# User Defined Functions

Python-Blosc2 implements a powerful way to operate with NDArray (and other flavors) objects.  In this section, we will see how to do computations with NDArray arrays using functions defined by ourselves (aka User-Defined-Functions).


In [1]:
import numba as nb
import numpy as np

import blosc2

## A simple example
First, let's create a NDArray which we will use to create and fill another one.

In [2]:
shape = (5_000, 10_000)
a = blosc2.linspace(0, 1, np.prod(shape), dtype=np.float32, shape=shape)

Now, let's define our function. This function can be executed for each chunk and will always receive 3 parameters. The first one is the inputs tuple to which we can pass any operand such as a NDArray, NumPy array or Python scalar. The second is the output buffer to be filled and the third is an offset corresponding to the start inside the array of the chunk being filled.

In [3]:
def add_one(inputs_tuple, output, offset):
    x = inputs_tuple[0]
    output[:] = x**3 + np.sin(x) + 1

As you can see, this function will take the first input, add one and save the result in output.

Now, to actually create a `LazyUDF` object (which also follows the [LazyArray interface](https://www.blosc.org/python-blosc2/reference/lazyarray.html)) we will use its constructor `lazyudf`.

In [4]:
larray = blosc2.lazyudf(add_one, (a,), a.dtype)
print(f"Class: {type(larray)}")

Class: <class 'blosc2.lazyexpr.LazyUDF'>


Next, to execute and get the result of your function you can choose between the `__getitem__` and `compute` methods.
The main difference is that the first one will return the computed result as a NumPy array whereas the second one will return a NDArray. Let's see `__getitem__` first.

In [5]:
%%time
npc = larray[:]
print(f"Type: {type(npc)}")

Type: <class 'numpy.ndarray'>
CPU times: user 351 ms, sys: 92.3 ms, total: 443 ms
Wall time: 396 ms



Now, let's use `compute` for the same purpose. The advantage of using this method is that you can pass some construction parameters for the resulting NDArray like the `urlpath` to store the resulting array on-disk.

In [6]:
%%time
c = larray.compute(urlpath="larray.b2nd", mode="w")
print(f"Type: {type(c)}")
print(c.info)

Type: <class 'blosc2.ndarray.NDArray'>
type    : NDArray
shape   : (5000, 10000)
chunks  : (100, 10000)
blocks  : (1, 10000)
dtype   : float32
cratio  : 21.12
cparams : CParams(codec=<Codec.ZSTD: 5>, codec_meta=0, clevel=1, use_dict=False, typesize=4,
        : nthreads=7, blocksize=40000, splitmode=<SplitMode.AUTO_SPLIT: 3>,
        : filters=[<Filter.NOFILTER: 0>, <Filter.NOFILTER: 0>, <Filter.NOFILTER: 0>,
        : <Filter.NOFILTER: 0>, <Filter.NOFILTER: 0>, <Filter.SHUFFLE: 1>], filters_meta=[0, 0,
        : 0, 0, 0, 0], tuner=<Tuner.STUNE: 0>)
dparams : DParams(nthreads=7)

CPU times: user 519 ms, sys: 90.7 ms, total: 610 ms
Wall time: 422 ms


In [10]:
larray.save("test.b2nd")

TypeError: LazyUDF.save() takes 1 positional argument but 2 were given

## Using Numba
Let's see how Python-Blosc2 can use Numba as an UDF. For this, let's decorate the same function with Numba.

In [7]:
@nb.jit(nopython=True, parallel=True)
def add_one_numba(inputs_tuple, output, offset):
    x = inputs_tuple[0]
    output[:] = x**3 + np.sin(x) + 1

In [8]:
larray2 = blosc2.lazyudf(add_one_numba, (a,), a.dtype)

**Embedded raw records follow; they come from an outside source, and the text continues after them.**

template <int BLAY, bool CONJA, bool CONJB>
void launch_dma_pop(hipStream_t st, int M, int N, int K, const c128* A, long lda, long sA, const c128* B, long ldb, long sB,
                    c128* C, long ldc, long sC, double alpha, int beta, int batch, int blay, bool conja, bool conjb,
                    const int* a_rows, const int* c_rows, long rows_stride)
{
    if (M >= 1536 && N >= 1536) launch_dma<2, 3, 2, 2, false, BLAY, CONJA, CONJB>(st, M, N, K, A, lda, sA, B, ldb, sB, C, ldc, sC, alpha, beta, batch, blay, conja, conjb, a_rows, c_rows, rows_stride);
    else launch_dma<2, 5, 2, 1, false, BLAY, CONJA, CONJB>(st, M, N, K, A, lda, sA, B, ldb, sB, C, ldc, sC, alpha, beta, batch, blay, conja, conjb, a_rows, c_rows, rows_stride);
}

template <int BM, int BN, int BK, int WM, int WN, bool PIPE, int MINW>
void launch_cfg(hipStream_t st, int M, int N, int K, const c128* A, long lda, long sA, const c128* B, long ldb, long sB,
                c128* C, long ldc, long sC, double alpha, int beta, int batch, int blay, bool conja, bool conjb,
                const int* a_rows, const int* c_rows, long rows_stride)
{
    int tiles_m = (M + BM - 1) / BM, tiles_n = (N + BN - 1) / BN;
    int nwg = tiles_m * tiles_n;
    dim3 grid(nwg, batch), block(64 * WM * WN);
#define LAUNCH(BL, CA, CB) hipLaunchKernelGGL((zgemm_kernel<BM, BN, BK, WM, WN, BL, CA, CB, PIPE, MINW>), grid, block, 0, st, \
        M, N, K, A, lda, sA, B, ldb, sB, C, ldc, sC, alpha, beta, tiles_n, nwg, a_rows, c_rows, rows_stride, TCol{0, 0, 0})
    if (blay == 0) {
        if (!conja && !conjb) LAUNCH(0, false, false);
        else if (!conja && conjb) LAUNCH(0, false, true);
        else if (conja && !conjb) LAUNCH(0, true, false);
        else LAUNCH(0, true, true);
    } else {
        if (!conja && !conjb) LAUNCH(1, false, false);
        else if (!conja && conjb) LAUNCH(1, false, true);
        else if (conja && !conjb) LAUNCH(1, true, false);
        else LAUNCH(1, true, true);
    }
#undef LAUNCH
}

template <int BM, int BN, int BK, int WM, int WN, bool PIPE = false, int MINW = 4, bool M3 = false, bool TILED = false>
void launch_lu_only(hipStream_t st, int M, int N, int K, const c128* A, long lda, long sA, const c128* B, long ldb, long sB,
                    c128* C, long ldc, long sC, double alpha, int beta, int batch, int, bool, bool,
                    const int* a_rows, const int* c_rows, long rows_stride, TCol tcol = TCol{0, 0, 0})
{
    int tiles_m = (M + BM - 1) / BM, tiles_n = (N + BN - 1) / BN;
    int nwg = tiles_m * tiles_n;
    hipLaunchKernelGGL((zgemm_kernel<BM, BN, BK, WM, WN, 0, false, false, PIPE, MINW, M3, TILED>), dim3(nwg, batch), dim3(64 * WM * WN), 0, st,
                       M, N, K, A, lda, sA, B, ldb, sB, C, ldc, sC, alpha, beta, tiles_n, nwg, a_rows, c_rows, rows_stride, tcol);
}

}

void maus_zgemm_launch_rows(hipStream_t st, int M, int N, int K, const c128* A, long lda, long sA,
                            const c128* B, long ldb, long sB, c128* C, long ldc, long sC,
                            double alpha, int beta, int batch, int blay, bool conja, bool conjb,
                            const int* a_rows, const int* c_rows, long rows_stride)
{
    if (M <= 0 || N <= 0 || batch <= 0) return;
#define ARGS st, M, N, K, A, lda, sA, B, ldb, sB, C, ldc, sC, alpha, beta, batch, blay, conja, conjb, a_rows, c_rows, rows_stride
    constexpr int DMA_KMIN = 64;
    if (blay == 0 && !conja && !conjb) {
        if (N <= 16) { launch_lu_only<128, 16, 16, 4, 1>(ARGS); return; }
        if (M <= 16) { launch_lu_only<16, 128, 16, 1, 4, false, 3>(ARGS); return; }
        if (M > 32 && (K % 8) == 0 && K >= DMA_KMIN) {
            if (M >= 1536 && N >= 1536) launch_dma<2, 3, 2, 2>(ARGS);
            else launch_dma<2, 5, 2, 1>(ARGS);
            return;
        }
        if (M <= 32) { launch_lu_only<32, 64, 16, 1, 4, false, 4, true>(ARGS); return; }
        launch_lu_only<64, 32, 16, 2, 2, false, 4, true>(ARGS); return;
    }
    if (M > 32 && (K % 8) == 0 && K >= DMA_KMIN) {
        if (blay == 1 && !conja && !conjb) { launch_dma_pop<1, false, false>(ARGS); return; }
        if (blay == 1 && conja && !conjb) { launch_dma_pop<1, true, false>(ARGS); return; }
        if (blay == 1 && !conja && conjb) { launch_dma_pop<1, false, true>(ARGS); return; }
        if (blay == 0 && conja && !conjb) { launch_dma_pop<0, true, false>(ARGS); return; }
        if (blay == 0 && !conja && conjb) { launch_dma_pop<0, false, true>(ARGS); return; }
    }
    const long t64 = (long)((M + 63) / 64) * ((N + 63) / 64) * batch;
    const int tile = (t64 >= 512) ? 0 : ((long)((M + 31) / 32) * ((N + 63) / 64) * batch >= 512 ? 1 : 2);
    if (tile == 1) { launch_cfg<32, 64, 16, 1, 4, false, 4>(ARGS); return; }
    if (tile == 2) { launch_cfg<32, 32, 16, 2, 2, false, 4>(ARGS); return; }
    launch_cfg<64, 64, 16, 2, 2, false, 3>(ARGS);
#undef ARGS
}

Cool! We made our first Numba UDF function.  Now, let's evaluate it.

In [9]:
%%time
npc2 = larray2[:]

CPU times: user 569 ms, sys: 110 ms, total: 679 ms
Wall time: 519 ms


Incidentally, the pure Python version was faster than Numba.  This is because Numba has
large initialization overheads and the function is quite simple.  For more complex functions, or larger arrays, the difference will be less noticeable or favorable to it.

## Summary

In this section, we have seen how to execute user-defined function and get the result as a NumPy or NDArray. We have also seen how to make a Numba UDF.